They’re On To Me

Jessica, last week, working through a classwork assignment:

Mr. Meyer, where does this go in PowerSchool? Because I check and my grade doesn’t change.

Christy, next to her, jumping in:

It doesn’t. I checked. But I’m sure he’d take away points if we didn’t do it.

Which, um, isn’t exactly true.

Perhaps I’ll mention some day before the end of the year that none of the classwork they’ve done all year long has had any direct positive or negative effect on their grade, that the only direct effect of their practice has been on the level of waste material in our recycling bin.

That admission might provoke an interesting conversation about the point of the practice. Or it might provoke riots.

More likely is that I’ll chicken out of that conversation until a student distributes printed copies of this blog post to the entire class. That will be fun.

[BTW: It took five weeks, it turns out, for a student to call me out.]

About 
I'm Dan and this is my blog. I'm a former high school math teacher and current head of teaching at Desmos. He / him. More here.

17 Comments

  1. What conversations do you have with students who need to bring up their grade? I keep having students asking for extra credit work. I don’t believe in extra credit (at least not in the do a worksheet description they want). My general reaction is “You can retake tests as many times as you want. That is your extra credit.” I should spend my spring break coming up with a good project for each class though. Something intense enough to justify real credit, not more styrofoam filler.
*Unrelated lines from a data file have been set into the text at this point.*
extern "C" int ssc_conv_forward_minmax(const ssc_conv_desc* dp, float* ws, int64_t ws_bytes, float* mnmx, void* stream) {
    ssc_conv_desc d = *dp;
    d.stat_partial = nullptr;
    d.sb_x = nullptr;
    d.sb2_x = nullptr;
    d.stat_mode = 0;
    const long P = (long)d.PH * d.PW;
    const long M = (long)d.NB * P;
    static int off = -1;
    if (off < 0) {
        const char* e = ssc_dev_getenv("SSC_FUSE_MINMAX");
        off = (e != nullptr && e[0] == '0') ? 1 : 0;
    }
    if (!off && ws != nullptr && d.nphase == 1 && !ssc_conv_narrow_supported(dp) && !ssc_conv_fewchan_supported(dp) &&
        (d.epi == 0 || d.epi == 2) && !d.accumulate && d.Nstore == d.ldc && d.Nn == d.Nstore && ((d.Nstore & 3) == 0) &&
        ((reinterpret_cast<unsigned long>(d.out) & 15) == 0) && (fwd_is_ut(d) || fwd_is_utg(d))) {
        const Plan p = plan_fwd(d, ws_bytes, true);
        if (p.cfg >= 0 && p.splitk == 1 && (P % FWD_CFGS[p.cfg].BM) == 0) {
            const long mt = M / FWD_CFGS[p.cfg].BM;
            const int64_t need = (int64_t)mt * 2 * d.Nstore * 4;
            if (need * 4 <= ws_bytes) {
                const int64_t ws_conv = (ws_bytes - need) & ~(int64_t)255;
                const Plan p2 = plan_fwd(d, ws_conv, true);
                if (p2.cfg == p.cfg && p2.splitk == 1) {
                    d.stat_partial = reinterpret_cast<float*>(reinterpret_cast<char*>(ws) + ws_conv);
                    d.stat_mode = 1;
                    const int rc = ssc_conv_forward(&d, ws, ws_conv, stream);
                    if (rc != 0) return rc;
                    return ssc_minmax_finalize(d.stat_partial, (int)(P / FWD_CFGS[p.cfg].BM), d.NB, d.Nstore, mnmx, stream);
// ... 11 lines not shown
    ssc_conv_desc d = *dp;
    d.stat_partial = nullptr;
    d.sb_x = nullptr;
    d.sb2_x = nullptr;
    d.stat_mode = 0;
    *nrows = 0;
    const long M = (long)d.NB * d.PH * d.PW;
    static int off = -1;
    if (off < 0) {
        const char* e = ssc_dev_getenv("SSC_FUSE_BNBWD");
        off = (e != nullptr && e[0] == '0') ? 1 : 0;
    }
    const int C1 = d.Nstore - C0;
    if (!off && ws != nullptr && s0 != nullptr && s1 != nullptr && s0->x && s1->x && s0->ab && s1->ab && s0->stats && s1->stats &&
        s0->partial && s1->partial && C0 > 0 && C1 > 0 && (C0 % 128) == 0 && (C1 & 3) == 0 &&
        !ssc_conv_narrow_supported(dp) && !ssc_conv_fewchan_supported(dp) && d.epi == 0 && !d.accumulate &&
        d.bias == nullptr && d.Nstore == d.ldc && d.Nn == d.Nstore && ((s0->ldx | s1->ldx) & 3) == 0 &&
        ((reinterpret_cast<unsigned long>(d.out) | reinterpret_cast<unsigned long>(s0->x) |
          reinterpret_cast<unsigned long>(s1->x)) & 15) == 0 &&
        (fwd_is_ut(d) || fwd_is_utg(d))) {
        const Plan p = plan_fwd(d, ws_bytes, true);
        if (p.cfg >= 0 && p.splitk == 1 && FWD_CFGS[p.cfg].BN <= 128) {
            const long mt = (M + FWD_CFGS[p.cfg].BM - 1) / FWD_CFGS[p.cfg].BM;
            if ((int64_t)mt * d.nphase * 2 * C0 * 4 <= s0->partial_bytes && (int64_t)mt * d.nphase * 2 * C1 * 4 <= s1->partial_bytes) {
                d.stat_partial = s0->partial;
                d.sb_x = s0->x; d.sb_ldx = s0->ldx; d.sb_ab = s0->ab; d.sb_stats = s0->stats; d.sb_act = s0->act;
                d.stat_partial2 = s1->partial; d.sb2_col0 = C0;
                d.sb2_x = s1->x; d.sb2_ldx = s1->ldx; d.sb2_ab = s1->ab; d.sb2_stats = s1->stats; d.sb2_act = s1->act;
                *nrows = (int)(mt * d.nphase);
            }
        }
    }
    return ssc_conv_forward(&d, ws, ws_bytes, stream);
}

extern "C" int ssc_sk_configure(int timeout_ms, int test_withhold) {
    const unsigned long long ticks = (unsigned long long)(timeout_ms > 0 ? timeout_ms : 20000) * 100000ull;
    const unsigned cfg[4] = {(unsigned)(ticks & 0xffffffffu), (unsigned)(ticks >> 32), test_withhold ? 1u : 0u, 0u};
    const int rc = ssc_sk_configure_bf(cfg);
    if (rc != 0) return rc;
    return (int)hipMemcpyToSymbol(HIP_SYMBOL(g_sk_cfg), cfg, sizeof(cfg), 0, hipMemcpyHostToDevice);
}

extern "C" int ssc_conv_forward_plan(const ssc_conv_desc* dp, int64_t ws_bytes, int* out5) {
    if (ssc_conv_narrow_supported(dp) || ssc_conv_fewchan_supported(dp)) {
        out5[0] = -1; out5[1] = 1; out5[2] = 0; out5[3] = 1; out5[4] = 0;
        return 0;
    }
    const Plan p = plan_fwd(*dp, ws_bytes, true);
    out5[0] = p.cfg; out5[1] = p.splitk; out5[2] = (int)p.ts_full; out5[3] = p.ts_s; out5[4] = (int)(p.cost / 1000.0);
    return 0;
}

    (Of course the fear is that I would still grade these based on a rubric and not just completion. Given that the English teachers admit to being easy graders, I wonder what would happen if I included, say, grammar as a percentage of a grade on an essay about your topic.)

  2. I know referring to sports references with regards to education is very cliche, but regardless of what new thing a person tries to learn, if you don’t practice it it doesn’t become permanent. When you play sports, no sports fan or official really cares if you have prepared for the game or not. But statistics show that if you don’t prepare for the game, your chance of “winning” is severely decreased.
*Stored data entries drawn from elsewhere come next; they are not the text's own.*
template <int N, int THREADS>
__global__ __launch_bounds__(THREADS) void k_finalize_ctl(const double *partials, int rows, double *out, CtlDev *d,
                                                          CtlRecord *rec_ring, unsigned long long *seq_ring) {
    constexpr int G = BLOCK / N;
    constexpr int WD = sizeof(CtlDev) / 8, WR = sizeof(CtlRecord) / 8;
    __shared__ double sm[G][N];
    __shared__ double fin[CTL_NSUMS];
    __shared__ CtlDev sd;
    __shared__ CtlRecord sr;
    const int tid = threadIdx.x;
    if (tid < WD) ((unsigned long long *)&sd)[tid] = ((const unsigned long long *)d)[tid];
    if (tid < CTL_NSUMS) fin[tid] = 0.0;
    __syncthreads();
    const bool go = sd.st.go != 0;
    const unsigned long long round = sd.round, seq = round + 1;
    CtlRecord *rec_host = rec_ring + (round % PIPE_RING);
    unsigned long long *seq_host = seq_ring + (round % PIPE_RING);
    if (go) {
        if (tid < G * N) {
            double t = 0.0;
            const long long total = (long long)rows * N;
            for (long long i = tid; i < total; i += G * N) t += partials[i];
            sm[tid / N][tid % N] = t;
        }
        __syncthreads();
        if (tid < N) {
            double v = 0.0;
#pragma unroll
            for (int g = 0; g < G; ++g) v += sm[g][tid];
            out[tid] = v;
            fin[tid] = v;
        }
        __syncthreads();
    }
    if (tid == 0) {
        if (go) {
            ctl_step(sd.cfg, sd.st, fin, sr);
            sd.args = ctl_args_of(sd.st);
        } else ctl_idle_record(sr);
        sd.round = round + 1;
    }
    __syncthreads();
    if (go && tid < WD) ((unsigned long long *)d)[tid] = ((const unsigned long long *)&sd)[tid];
    if (!go && tid == 0) d->round = round + 1;
    if (tid < WR) {
        ((unsigned long long *)rec_host)[tid] = ((const unsigned long long *)&sr)[tid];
        __threadfence_system();
    }
    __syncthreads();
    if (tid == 0) __hip_atomic_store(seq_host, seq, __ATOMIC_RELEASE, __HIP_MEMORY_SCOPE_SYSTEM);
}

int HipBackend::ctl_depth() const {
    if (!(rmode_ && ctx_->host_publish && !obj_->two_phase())) return 0;
    if (ctx_->single()) return ctl_depth_;
    if (!ctx_->dev_exchange() || ctx_->force_gather) return 0;
    return (!adt_is_big() && pipe_fused(grid_cg(obj_->n_local, policy_points()))) ? ctl_depth_ : 0;
}

int HipBackend::pipe_alloc() {
    if (ctl_dev_) return CGO_OK;
    HIPCHK(hipMalloc(&ctl_dev_, sizeof(CtlDev)));
    HIPCHK(hipHostMalloc((void **)&ctl_rec_, sizeof(CtlRecord) * PIPE_RING, hipHostMallocDefault));
    HIPCHK(hipHostMalloc((void **)&ctl_seq_, sizeof(unsigned long long) * PIPE_RING, hipHostMallocDefault));
    std::memset(ctl_rec_, 0, sizeof(CtlRecord) * PIPE_RING);
    std::memset(ctl_seq_, 0, sizeof(unsigned long long) * PIPE_RING);
    pipe_prof_.assign(PIPE_RING, {-1, 0u});
    return CGO_OK;
}

int HipBackend::prepare_controller() {
    if (ctl_depth() <= 0) return CGO_OK;
    if (int rc = pipe_alloc()) return rc;
    if (obj_->unset_slot() >= 0) return CGO_OK;
    HIPCHK(hipSetDevice(ctx_->device));
    CtlConfig cc{};
    CtlState st{};
    st.go = 0;
    pipe_npts_ = max_points();
    k_ctl_init<<<1, 1, 0, ctx_->stream>>>((CtlDev *)ctl_dev_, cc, st, pipe_enq_);
    HIPCHK(hipGetLastError());
    if (int rc = pipe_enqueue_round()) return rc;
    return pipe_drain();
}

int HipBackend::pipe_round_kernels() {
    RPlan plan;
    const int npts = pipe_npts_, ns = rows_for(npts);
    CtlDev *d = (CtlDev *)ctl_dev_;
    if (int rc = launch_r_kernel(KK_ACCEPT_DIR_TRIAL, R_ADT, 0.0, 0.0, nullptr, 0, npts, &d->args, &plan)) return rc;
    const int grid = plan.grid;
    pipe_checked_ = pipe_fused(grid) && !ctx_->tail_strict;
    if (pipe_fused(grid)) {
        if (probe_) probe_note(nullptr, 0, "k_cg_armed<%s, %d>", obj_tname(), last_npts_);
        return CGO_OK;
    }
    if (probe_) probe_note(nullptr, 0, "%s", r_symbol(last_mode_, last_npts_, last_big_).c_str());
    hipStream_t st = ctx_->stream;
    const double *src = ctx_->partials;
    int nrows = grid;
    if (grid > TAIL_GROUP) {
        const int nb = (grid + TAIL_GROUP - 1) / TAIL_GROUP;
        with_width<NR, NR5, NR7, NS>(ns, true, [&](auto w) { k_finalize_t<decltype(w)::value, BLOCK><<<nb, BLOCK, 0, st>>>(ctx_->partials, TAIL_GROUP, grid, ctx_->partials2, nullptr, nullptr, 0); });
        HIPCHK(hipGetLastError());
        if (probe_) probe_note(nullptr, 0, "k_finalize_t<%d>", ns);
        src = ctx_->partials2;
        nrows = nb;
    }
    return pipe_finalize_ctl(src, nrows, ns);
}

int HipBackend::pipe_finalize_ctl(const double *src, int nrows, int ns) {
    CtlDev *d = (CtlDev *)ctl_dev_;
    CtlRecord *rec = (CtlRecord *)ctl_rec_;
    hipStream_t st = ctx_->stream;
    with_width<NR, NR5, NR7, NS>(ns, true, [&](auto w) { constexpr int N = decltype(w)::value, T = N == NS ? BLOCK : 768; k_finalize_ctl<N, T><<<1, T, 0, st>>>(src, nrows, ctx_->out_dev, d, rec, ctl_seq_); });
    HIPCHK(hipGetLastError());
    if (probe_) probe_note(nullptr, 0, "k_finalize_ctl<%d>", ns);
    return CGO_OK;
}

int HipBackend::pipe_enqueue_round() {
    if (int rc = pipe_round_kernels()) return rc;
    const int idx = (int)(pipe_enq_ % PIPE_RING);
    pipe_prof_[idx] = {prof_cur_ ? ring_used_ - 1 : -1, prof_gen_};
    prof_cur_ = false;
    pipe_enq_++;
    return CGO_OK;
}

int HipBackend::pipe_launch_graph(int rounds) {
    HIPCHK(hipSetDevice(ctx_->device));
    PipeGraph *g = nullptr;
    for (auto &c : graphs_)
        if (c.rounds == rounds && c.npts == pipe_npts_ && c.x == xc_ && c.u == uc_ && c.p0 == obj_->p[0].p && c.n == obj_->n_local) { g = &c; break; }
    if (!g) {
        hipStream_t st = ctx_->stream;
        hipGraph_t graph = nullptr;
        capturing_ = true;
        const size_t syms0 = probe_syms_.size();
// ... 38 lines not shown
}

int HipBackend::pipe_wait(unsigned long long id, CtlRecord &rec) {
    const int idx = (int)(id % PIPE_RING);
    if (pipe_checked_) {
        static_assert(sizeof(CtlRecord) % 8 == 0, "record = 8-byte words");
        constexpr int WR = (int)(sizeof(CtlRecord) / 8);
        double words[WR];
        if (int rc = wait_checked(ctx_, ctl_seq_ + idx, id + 1, reinterpret_cast<const double *>(ctl_rec_) + (size_t)idx * WR, WR, words)) return rc;
        std::memcpy(&rec, words, sizeof(CtlRecord));
        if (rec.npts >= 0 && !ctx_->single()) {
            ctx_->xch_count++; ctx_->xch_dev_ms += (double)rec.xwait * 1e-5; ctx_->xch_dev_n++;
        }
        return CGO_OK;
    }
    if (int rc = wait_word(ctx_, ctl_seq_ + idx, id + 1)) return rc;
    rec = ((CtlRecord *)ctl_rec_)[idx];
    return CGO_OK;
}

int HipBackend::pipe_drain() {
    while (pipe_done_ < pipe_enq_) {
        CtlRecord rec;
        if (int rc = pipe_wait(pipe_done_, rec)) return rc;
        pipe_done_++;
        if (rec.npts >= 0) {
            set_error("internal: the on-device controller ran a launch the host state machine did not ask for");
            return CGO_ESTATE;
        }
    }
    return CGO_OK;
}

int HipBackend::accept_dir_trial_ctl(const CtlConfig &cc, const CtlState &s0, int64_t rounds, Scal *out) {
    if (ctl_depth() <= 0) return accept_dir_trial(s0.a_acc, s0.beta, s0.a, s0.npts, out);
    if (int rc = pipe_alloc()) return rc;
    const int64_t ahead = std::min<int64_t>(std::min<int64_t>(ctl_depth_, pipe_streak_), rounds - 1);
    if (pipe_done_ == pipe_enq_) {
        if (ahead <= 0) { pipe_streak_++; return accept_dir_trial_keep_streak(s0, out); }
        HIPCHK(hipSetDevice(ctx_->device));
        pipe_npts_ = cc.maxp;
        k_ctl_init<<<1, 1, 0, ctx_->stream>>>((CtlDev *)ctl_dev_, cc, s0, pipe_enq_);
        HIPCHK(hipGetLastError());
        pipe_stopped_ = false;
        if (int rc = pipe_enqueue(1 + ahead)) return rc;
    }
    CtlRecord rec;
    const unsigned long long id = pipe_done_;
    if (int rc = pipe_wait(id, rec)) return rc;
    pipe_done_++;
    if (rec.npts < 0) {
        if (int rc = pipe_drain()) return rc;
        pipe_streak_++;
        return accept_dir_trial_keep_streak(s0, out);
    }
    if (std::memcmp(&rec.a_acc, &s0.a_acc, 8) || std::memcmp(&rec.beta, &s0.beta, 8) || rec.npts != s0.npts ||
        std::memcmp(rec.a, s0.a, 8 * (size_t)s0.npts)) {
        set_error("internal: the on-device controller and the host state machine disagree on a launch");
        return CGO_ESTATE;
    }
    unpack_r(rec.sums, s0.npts, out, true, pipe_npts_);
    total_launches_++;
    pipe_served_++;
    pipe_streak_++;
    const auto &pp = pipe_prof_[(int)(id % PIPE_RING)];
    if (prof_on_) {
        prof_cnt_[KK_ACCEPT_DIR_TRIAL]++;
        prof_bytes_[KK_ACCEPT_DIR_TRIAL] = bytes_r(obj_->kind, R_ADT, obj_->n_local, obj_->nparams());
        if (pp.first >= 0 && pp.second == prof_gen_ && pp.first < ring_used_) {
            ring_[pp.first].kk = KK_ACCEPT_DIR_TRIAL;
            ring_[pp.first].bytes = prof_bytes_[KK_ACCEPT_DIR_TRIAL];
        }
    }
    if (!rec.accepted) pipe_stopped_ = true;
    if (!pipe_stopped_) {
        const int64_t want = std::min<int64_t>(std::min<int64_t>(ctl_depth_, pipe_streak_), rounds - 1);
        const int64_t have = (int64_t)(pipe_enq_ - pipe_done_);
        if (have < want && (want - have >= (want + 1) / 2 || have == 0))
            if (int rc = pipe_enqueue(want - have)) return rc;
    }
    return CGO_OK;
}

int HipBackend::accept_dir_trial_keep_streak(const CtlState &s0, Scal *out) {
    const int64_t keep = pipe_streak_;
    const int rc = accept_dir_trial(s0.a_acc, s0.beta, s0.a, s0.npts, out);
    pipe_streak_ = keep;
    return rc;
}



int HipBackend::probe_prepare() {
    if (probe_) return CGO_OK;
    if (int rc = pipe_drain()) return rc;
    u_lag_ = false; rep_n_ = 0;
    HIPCHK(hipSetDevice(ctx_->device));
    HIPCHK(hipStreamSynchronize(ctx_->stream));
    (void)pingpong_ready();
    const size_t n = (size_t)obj_->n_local, na = n + (chain() ? (n & 1) : 0), np = probe_padded(na);
    DevBuf *bufs[] = {&x_, &u_, &x2_, &u2_, &ga_, &gb_};
    for (DevBuf *b : bufs) {
        if (b == &x2_ || b == &u2_) { if (pingpong_ != 1) continue; }
        if (int rc = b->alloc(np)) return rc;
        HIPCHK(hipMemsetAsync(b->p, 0, na * sizeof(double), ctx_->stream));
        HIPCHK(hipMemsetD32Async((hipDeviceptr_t)(b->p + na), (int)PROBE_NAN32, (np - na) * 2, ctx_->stream));
    }
    for (int j = 0; j < obj_->nparams(); ++j) {
        if (!obj_->p_set[j]) continue;
        DevBuf p;
        if (int rc = p.alloc(np)) return rc;
        HIPCHK(hipMemcpyAsync(p.p, obj_->p[j].p, n * sizeof(double), hipMemcpyDeviceToDevice, ctx_->stream));
        HIPCHK(hipMemsetD32Async((hipDeviceptr_t)(p.p + n), (int)PROBE_NAN32, (np - n) * 2, ctx_->stream));
        HIPCHK(hipStreamSynchronize(ctx_->stream));
        std::swap(p.p, obj_->p[j].p); std::swap(p.n, obj_->p[j].n);
    }
    HIPCHK(hipStreamSynchronize(ctx_->stream));
    xc_ = x_.p; uc_ = u_.p; xalt_ = x2_.p; ualt_ = u2_.p;
    g_ = ga_.p; gt_ = gb_.p; xn_ = gb_.p;
    lse_have_ = false;
    probe_ = true;
    return CGO_OK;
}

    Likewise with learning any academic subject. If you don’t practice doing math, when it comes to the quiz, test, or some other assessment, your chance of “passing” it is severely decreased.

    Often times, if you don’t attend practice all week before the game, coaches tend to bench those athletes. So, if you don’t do your practice before the assessment, you don’t get to take the assessment.

    For this reason, teachers try to encourage students to do the practice. Some strategies have been assigning points to the practice or requiring the practice to be complete before taking the assessment.

    If students have no desire to do well on the assessment, like athletes desire to “win” the game, then why do the practice? I am sure many athletes hate running hills or some very basic skills practice, but they do it because they trust in their coaches that the practice is not a waste of their time – and did I say that the athletes have a desire to win the game?

    Students need to be convinced that every practice they do WILL help them succeed on the assessment. But I have noticed that some students refuse to do even the simple things despite the fact that they know it will help them on the assessment. When you teach a whole community of students who have similar feelings, it seems impossible to teach.

    But, perhaps “traditional” ways of teaching and practicing are just not effective enough. In the Mathematics classroom, perhaps we have become too academic or abstract. I appreciate Dan trying to bring the application back into the practice and assessment of Mathematics learning. This is a big start.

    However, just like not all students play football, basketball, baseball, or some other sport, should all students be learning Algebra or Geometry? Maybe that is the problem. Or maybe our nation and local communities have not done a good enough job advertising the fact that the more math you have, the better you will be at whatever you decide to do in this world, even if you never directly use that math in that thing you do.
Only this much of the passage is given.